▶ TASK DETAILS
From the first line of the entries below to the line with "Metric: points/sec compress+decompress", give each line again exactly.

Saved entries

# rhmes/point-cloud-compression

Hardware: AMD Instinct MI355X
Metric: points/sec compress+decompress (ModelNet40-shaped 8192 K=256) (higher is better)
Workload: dtype f32 (operands split into two scaled fp16 pieces of 22-23 bits together, three fp16-MFMA products per fp32 product, fp32 accumulate); 1 GPU; IPDAE K=256 d=16 L=7, 8192-pt CAD-like synthetic clouds (configs[1]); distinct_clouds_per_gpu=1024, points_per_cloud=8192, patches_per_cloud=64, octree_mode=reference, weights=seeded random, matmul=f16x2

## Files before the change

### point-cloud-compression_amd/csrc/rangecoder.hip

```cpp
#include "common.h"
#include "split_stream.h"
#include "entry_index.h"

struct BitWriter {
    uint8_t *buf;
    int cap, n;
    unsigned cache;
    int count;
    __device__ void bit(int b)
    {
        cache = (cache << 1) | (unsigned)(b & 1);
        if (++count == 8) {
            if (n < cap) buf[n] = (uint8_t)cache;
            ++n;
            count = 0; cache = 0;
        }
    }
    __device__ void bit_pending(int b, unsigned long long &pending)
    {
        bit(b);
        while (pending > 0) { bit(!b); --pending; }
    }
    __device__ void flush()
    {
        if (count > 0) {
            cache <<= (8 - count);
            if (n < cap) buf[n] = (uint8_t)cache;
            ++n;
            count = 0; cache = 0;
        }
    }
};

__device__ __forceinline__ int rc_row_bytes(int count, int stride) { return count < 0 ? 0 : (count > stride ? stride : count); }

__device__ __forceinline__ void rc_record(uint32_t *entry, unsigned low, unsigned high, unsigned long long bits, bool pending)
{
    entry[0] = low;
    entry[1] = high;
    entry[2] = (unsigned)(bits < 0x7FFFFFFFull ? bits : 0x7FFFFFFFull) | (pending ? PCCX_INDEX_FLAG : 0u);
}
__device__ __forceinline__ void rc_index_header(uint32_t *index, int nsym, int seg_sym)
{
    index[0] = 0x31495850u;
    index[1] = (unsigned)nsym;
    index[2] = (unsigned)seg_sym;
    index[3] = (unsigned)pccx_index_segments(nsym, seg_sym);
}

template <bool REC>
__device__ __forceinline__ void rc_encode_lane(const int32_t *__restrict__ cdf_int, const float *__restrict__ latent_q, int B, int nsym,
                                               int Lp, int sym_offset, uint8_t *__restrict__ out, int cap, int32_t *__restrict__ nbytes,
                                               int seg_sym, uint8_t *__restrict__ index, int idx_stride,
                                               const int32_t *__restrict__ nsym_of = nullptr)
{
    const int b = blockIdx.x * blockDim.x + threadIdx.x;
    if (b >= B) return;
    const int row = nsym;
    if (nsym_of) nsym = rc_row_bytes(nsym_of[b], row);
    uint32_t *entry = nullptr;
    if (REC) {
        entry = (uint32_t *)(index + (size_t)b * idx_stride);
        rc_index_header(entry, nsym, seg_sym);
        entry += PCCX_INDEX_HEADER_BYTES / 4;
    }
    BitWriter w{out + (size_t)b * cap, cap, 0, 0u, 0};
    unsigned low = 0u, high = 0xFFFFFFFFu;
    unsigned long long pending = 0;
    const int max_symbol = Lp - 2;
    const int32_t *c = cdf_int + (size_t)b * row * Lp;
    const float *q = latent_q + (size_t)b * row;
    int i = 0, stop = REC ? 0 : nsym;
    do {
    if (REC && i < nsym) {
        rc_record(entry, low, high, (unsigned long long)w.n * 8ull + (unsigned long long)w.count + pending, pending > 0);
        entry += PCCX_INDEX_ENTRY_BYTES / 4;
        stop = nsym - i < seg_sym ? nsym : i + seg_sym;
    }
    for (; i < stop; ++i, c += Lp) {
        int s = (int)q[i] + sym_offset;
        s = s < 0 ? 0 : (s > max_symbol ? max_symbol : s);
        const unsigned long long span = (unsigned long long)high - (unsigned long long)low + 1ull;
        const unsigned c_low = (unsigned)c[s] & 0xFFFFu;
        const unsigned c_high = s == max_symbol ? 0x10000u : ((unsigned)c[s + 1] & 0xFFFFu);
        high = (unsigned)((low - 1u) + (unsigned)((span * c_high) >> 16));
        low = (unsigned)(low + (unsigned)((span * c_low) >> 16));
        for (;;) {
            if (high < 0x80000000u) {
                w.bit_pending(0, pending);
                low <<= 1; high <<= 1; high |= 1u;
            } else if (low >= 0x80000000u) {
                w.bit_pending(1, pending);
                low <<= 1; high <<= 1; high |= 1u;
            } else if (low >= 0x40000000u && high < 0xC0000000u) {
                ++pending;
                low <<= 1; low &= 0x7FFFFFFFu;
                high <<= 1; high |= 0x80000001u;
            } else
                break;
        }
    }
    } while (REC && i < nsym);
    ++pending;
    if (low < 0x40000000u) w.bit_pending(0, pending);
    else w.bit_pending(1, pending);
    w.flush();
    nbytes[b] = w.n <= cap ? w.n : -w.n;
}

__global__ void range_encode_kernel(const int32_t *__restrict__ cdf_int, const float *__restrict__ latent_q, int B, int nsym,
                                    int Lp, int sym_offset, uint8_t *__restrict__ out, int cap, int32_t *__restrict__ nbytes)
{
    rc_encode_lane<false>(cdf_int, latent_q, B, nsym, Lp, sym_offset, out, cap, nbytes, 0, nullptr, 0);
}

__global__ void range_encode_indexed_kernel(const int32_t *__restrict__ cdf_int, const float *__restrict__ latent_q, int B, int nsym,
                                            int Lp, int sym_offset, uint8_t *__restrict__ out, int cap, int32_t *__restrict__ nbytes,
                                            int seg_sym, uint8_t *__restrict__ index, int idx_stride)
{
    rc_encode_lane<true>(cdf_int, latent_q, B, nsym, Lp, sym_offset, out, cap, nbytes, seg_sym, index, idx_stride);
}

template <bool REC>
__device__ __forceinline__ void rc_decode_lane(const int32_t *__restrict__ cdf_int, const uint8_t *__restrict__ in, int stride,
                                               const int32_t *__restrict__ nbytes, int B, int nsym, int Lp, int sym_offset,
                                               float *__restrict__ latent_q, int seg_sym, uint8_t *__restrict__ index, int idx_stride,
                                               const int32_t *__restrict__ nsym_of = nullptr)
{
    const int b = blockIdx.x * blockDim.x + threadIdx.x;
    if (b >= B) return;
    const int row = nsym;
    if (nsym_of) {
        nsym = rc_row_bytes(nsym_of[b], row);
        for (int i = nsym; i < row; ++i) latent_q[(size_t)b * row + i] = 0.f;
    }
    uint32_t *entry = nullptr;
    int next = 0;
    unsigned long long shifted = 0;
    bool under = false;
    if (REC) {
        entry = (uint32_t *)(index + (size_t)b * idx_stride);
        rc_index_header(entry, nsym, seg_sym);
        entry += PCCX_INDEX_HEADER_BYTES / 4;
    }
    const uint8_t *buf = in + (size_t)b * stride;
    const int nb = rc_row_bytes(nbytes[b], stride);
    int pos = 0, cached = 0;
    unsigned cache = 0;
    unsigned low = 0u, high = 0xFFFFFFFFu, value = 0u;
    auto get = [&]() {
        if (cached == 0) {
            if (pos >= nb) { value <<= 1; return; }
            cache = buf[pos++]; cached = 8;
        }
        value = (value << 1) | ((cache >> (cached - 1)) & 1u);
        --cached;
    };
    for (int i = 0; i < 32; ++i) get();
    const int max_symbol = Lp - 2;
    const int32_t *c = cdf_int + (size_t)b * row * Lp;
    for (int i = 0; i < nsym; ++i, c += Lp) {
        if (REC && i == next) {
            rc_record(entry, low, high, shifted, under);
            entry += PCCX_INDEX_ENTRY_BYTES / 4;
            next += seg_sym;
        }
        const unsigned long long span = (unsigned long long)high - (unsigned long long)low + 1ull;
        const unsigned count =
            (unsigned)((((unsigned long long)value - (unsigned long long)low + 1ull) * 0x10000ull - 1ull) / span) & 0xFFFFu;
        int left = 0, right = max_symbol + 1;
        while (left + 1 < right) {
            const int mid = (left + right) >> 1;
            if (((unsigned)c[mid] & 0xFFFFu) <= count) left = mid; else right = mid;
        }
        const int s = left;
        if (!REC || latent_q) latent_q[(size_t)b * row + i] = (float)(s - sym_offset);
        const unsigned c_low = (unsigned)c[s] & 0xFFFFu;
        const unsigned c_high = s == max_symbol ? 0x10000u : ((unsigned)c[s + 1] & 0xFFFFu);
        high = (unsigned)((low - 1u) + (unsigned)((span * c_high) >> 16));
        low = (unsigned)(low + (unsigned)((span * c_low) >> 16));
        for (;;) {
            if (low >= 0x80000000u || high < 0x80000000u) {
                low <<= 1; high <<= 1; high |= 1u; get();
                if (REC) ++shifted, under = false;
            } else if (low >= 0x40000000u && high < 0xC0000000u) {
                low <<= 1; low &= 0x7FFFFFFFu;
                high <<= 1; high |= 0x80000001u;
                value -= 0x40000000u;
                get();
                if (REC) ++shifted, under = true;
            } else
                break;
        }
    }
}

__global__ void range_decode_kernel(const int32_t *__restrict__ cdf_int, const uint8_t *__restrict__ in, int stride,
                                    const int32_t *__restrict__ nbytes, int B, int nsym, int Lp, int sym_offset,
                                    float *__restrict__ latent_q)
{
    rc_decode_lane<false>(cdf_int, in, stride, nbytes, B, nsym, Lp, sym_offset, latent_q, 0, nullptr, 0);
}

__global__ void range_index_build_kernel(const int32_t *__restrict__ cdf_int, const uint8_t *__restrict__ in, int stride,
                                         const int32_t *__restrict__ nbytes, int B, int nsym, int Lp, int sym_offset,
                                         float *__restrict__ latent_q, int seg_sym, uint8_t *__restrict__ index, int idx_stride)
{
    rc_decode_lane<true>(cdf_int, in, stride, nbytes, B, nsym, Lp, sym_offset, latent_q, seg_sym, index, idx_stride);
}

__global__ void range_encode_n_kernel(const int32_t *__restrict__ cdf_int, const float *__restrict__ latent_q, int B, int row,
                                      const int32_t *__restrict__ nsym_of, int Lp, int sym_offset, uint8_t *__restrict__ out, int cap,
                                      int32_t *__restrict__ nbytes)
{
    rc_encode_lane<false>(cdf_int, latent_q, B, row, Lp, sym_offset, out, cap, nbytes, 0, nullptr, 0, nsym_of);
}

__global__ void range_decode_n_kernel(const int32_t *__restrict__ cdf_int, const uint8_t *__restrict__ in, int stride,
                                      const int32_t *__restrict__ nbytes, int B, int row, const int32_t *__restrict__ nsym_of, int Lp,
                                      int sym_offset, float *__restrict__ latent_q)
{
    rc_decode_lane<false>(cdf_int, in, stride, nbytes, B, row, Lp, sym_offset, latent_q, 0, nullptr, 0, nsym_of);
}

#define RC_MAX_LDS_BYTES (60 * 1024)

__device__ __forceinline__ unsigned ones(int m) { return m >= 32 ? 0xFFFFFFFFu : ((1u << m) - 1u); }
__device__ __forceinline__ unsigned rc_uni(unsigned v) { return __builtin_amdgcn_readfirstlane(v); }
__device__ __forceinline__ unsigned rc_scale(unsigned span32, unsigned c) { return (unsigned)(((unsigned long long)span32 * c + c) >> 16); }

template <bool REC = false>
__device__ __forceinline__ void rc_encode_wave(unsigned char *smem, const int32_t *__restrict__ c, const float *__restrict__ q, int nsym,
                                               int Lp, int sym_offset, uint8_t *__restrict__ out, int cap, int32_t *__restrict__ nbytes,
                                               uint32_t *__restrict__ entry = nullptr, int seg_sym = 0)
{
    uint2 *sc = (uint2 *)smem;
    unsigned *sout = (unsigned *)(sc + nsym);
    const int lane = threadIdx.x;
    const int capw = (cap + 3) >> 2;
    const int max_symbol = Lp - 2;
    for (int i = lane; i < nsym; i += 64) {
        int s = (int)q[i] + sym_offset;
        s = s < 0 ? 0 : (s > max_symbol ? max_symbol : s);
        const int32_t *ci = c + (size_t)i * Lp;
        sc[i] = make_uint2((unsigned)ci[s] & 0xFFFFu, s == max_symbol ? 0x10000u : ((unsigned)ci[s + 1] & 0xFFFFu));
    }
    __syncthreads();
    unsigned low = 0u, high = 0xFFFFFFFFu;
    unsigned long long pending = 0, acc = 0;
    int na = 0, nw = 0;
    auto put = [&](unsigned v, int cnt) {
        acc = (acc << cnt) | (unsigned long long)v;
        na += cnt;
        if (na >= 32) {
            const unsigned w = (unsigned)(acc >> (na - 32));
            if (nw < capw && lane == 0) sout[nw] = __builtin_bswap32(w);
            ++nw;
            na -= 32;
        }
    };
    auto run = [&](int bit, unsigned long long cnt) {
        while (cnt > 0) {
            const int m = cnt > 32 ? 32 : (int)cnt;
            put(bit ? ones(m) : 0u, m);
            cnt -= m;
        }
    };
    int next = 0;
    uint2 nxt = lane < nsym ? sc[lane] : make_uint2(0u, 0x10000u);
    for (int i0 = 0; i0 < nsym; i0 += 64) {
        const uint2 cur = nxt;
        if (i0 + 64 + lane < nsym) nxt = sc[i0 + 64 + lane];
        const int cnt = nsym - i0 < 64 ? nsym - i0 : 64;
        for (int j = 0; j < cnt; ++j) {
            if (REC && i0 + j == next) {
                if (lane == 0) rc_record(entry, low, high, (unsigned long long)nw * 32ull + (unsigned long long)na + pending, pending > 0);
                entry += PCCX_INDEX_ENTRY_BYTES / 4;
                next += seg_sym;
            }
            const unsigned c_low = __builtin_amdgcn_readlane(cur.x, j), c_high = __builtin_amdgcn_readlane(cur.y, j);
            const unsigned span32 = high - low;
            high = (low - 1u) + rc_scale(span32, c_high);
            low = low + rc_scale(span32, c_low);
            const unsigned x = low ^ high;
            const int m = (int)x < 0 ? 0 : (x ? __clz(x) : 32);
            if (m > 0) {
                const unsigned top = (unsigned)(((unsigned long long)low << m) >> 32);
                if (pending == 0)
                    put(top, m);
                else {
                    const unsigned b0 = low >> 31;
                    put(b0, 1);
                    run(!b0, pending);
                    pending = 0;
                    if (m > 1) put(top & ones(m - 1), m - 1);
                }
                low = (unsigned)((unsigned long long)low << m);
                high = (unsigned)(((unsigned long long)high << m) | (unsigned long long)ones(m));
            }
            const unsigned t = (~low | high) << 1;
            const int k = t ? __clz(t) : 31;
            const unsigned fix = k ? 0x80000000u : 0u;
            low = (low << k) & ~fix;
            high = (high << k) | fix | ones(k);
            pending += k;
        }
    }
    ++pending;
    const int fb = low < 0x40000000u ? 0 : 1;
    put(fb, 1);
    run(!fb, pending);
    int n = nw * 4 + ((na + 7) >> 3);
    if (na > 0 && nw < capw && lane == 0) sout[nw] = __builtin_bswap32((unsigned)(acc << (32 - na)));
    if (lane == 0) *nbytes = n <= cap ? n : -n;
    __syncthreads();
    if (n > cap) n = cap;
    const uint8_t *sb = (const uint8_t *)sout;
    for (int i = lane; i < n; i += 64) out[i] = sb[i];
}

__global__ __launch_bounds__(64) void range_encode_wave_kernel(const int32_t *__restrict__ cdf_int, const float *__restrict__ latent_q,
                                                               int nsym, int Lp, int sym_offset, uint8_t *__restrict__ out, int cap,
                                                               int32_t *__restrict__ nbytes)
{
    extern __shared__ __attribute__((aligned(16))) unsigned char rc_smem[];
    const int b = blockIdx.x;
    rc_encode_wave(rc_smem, cdf_int + (size_t)b * nsym * Lp, latent_q + (size_t)b * nsym, nsym, Lp, sym_offset, out + (size_t)b * cap, cap,
                   nbytes + b);
}

__global__ __launch_bounds__(64) void range_encode_wave_n_kernel(const int32_t *__restrict__ cdf_int, const float *__restrict__ latent_q,
                                                                 int row, const int32_t *__restrict__ nsym_of, int Lp, int sym_offset,
                                                                 uint8_t *__restrict__ out, int cap, int32_t *__restrict__ nbytes)
{
    extern __shared__ __attribute__((aligned(16))) unsigned char rc_smem[];
    const int b = blockIdx.x;
    rc_encode_wave(rc_smem, cdf_int + (size_t)b * row * Lp, latent_q + (size_t)b * row, rc_row_bytes(nsym_of[b], row), Lp, sym_offset,
                   out + (size_t)b * cap, cap, nbytes + b);
}
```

▶ RESPONSE AREA
# rhmes/point-cloud-compression

Hardware: AMD Instinct MI355X
Metric: points/sec compress+decompress (ModelNet40-shaped 8192 K=256) (higher is better)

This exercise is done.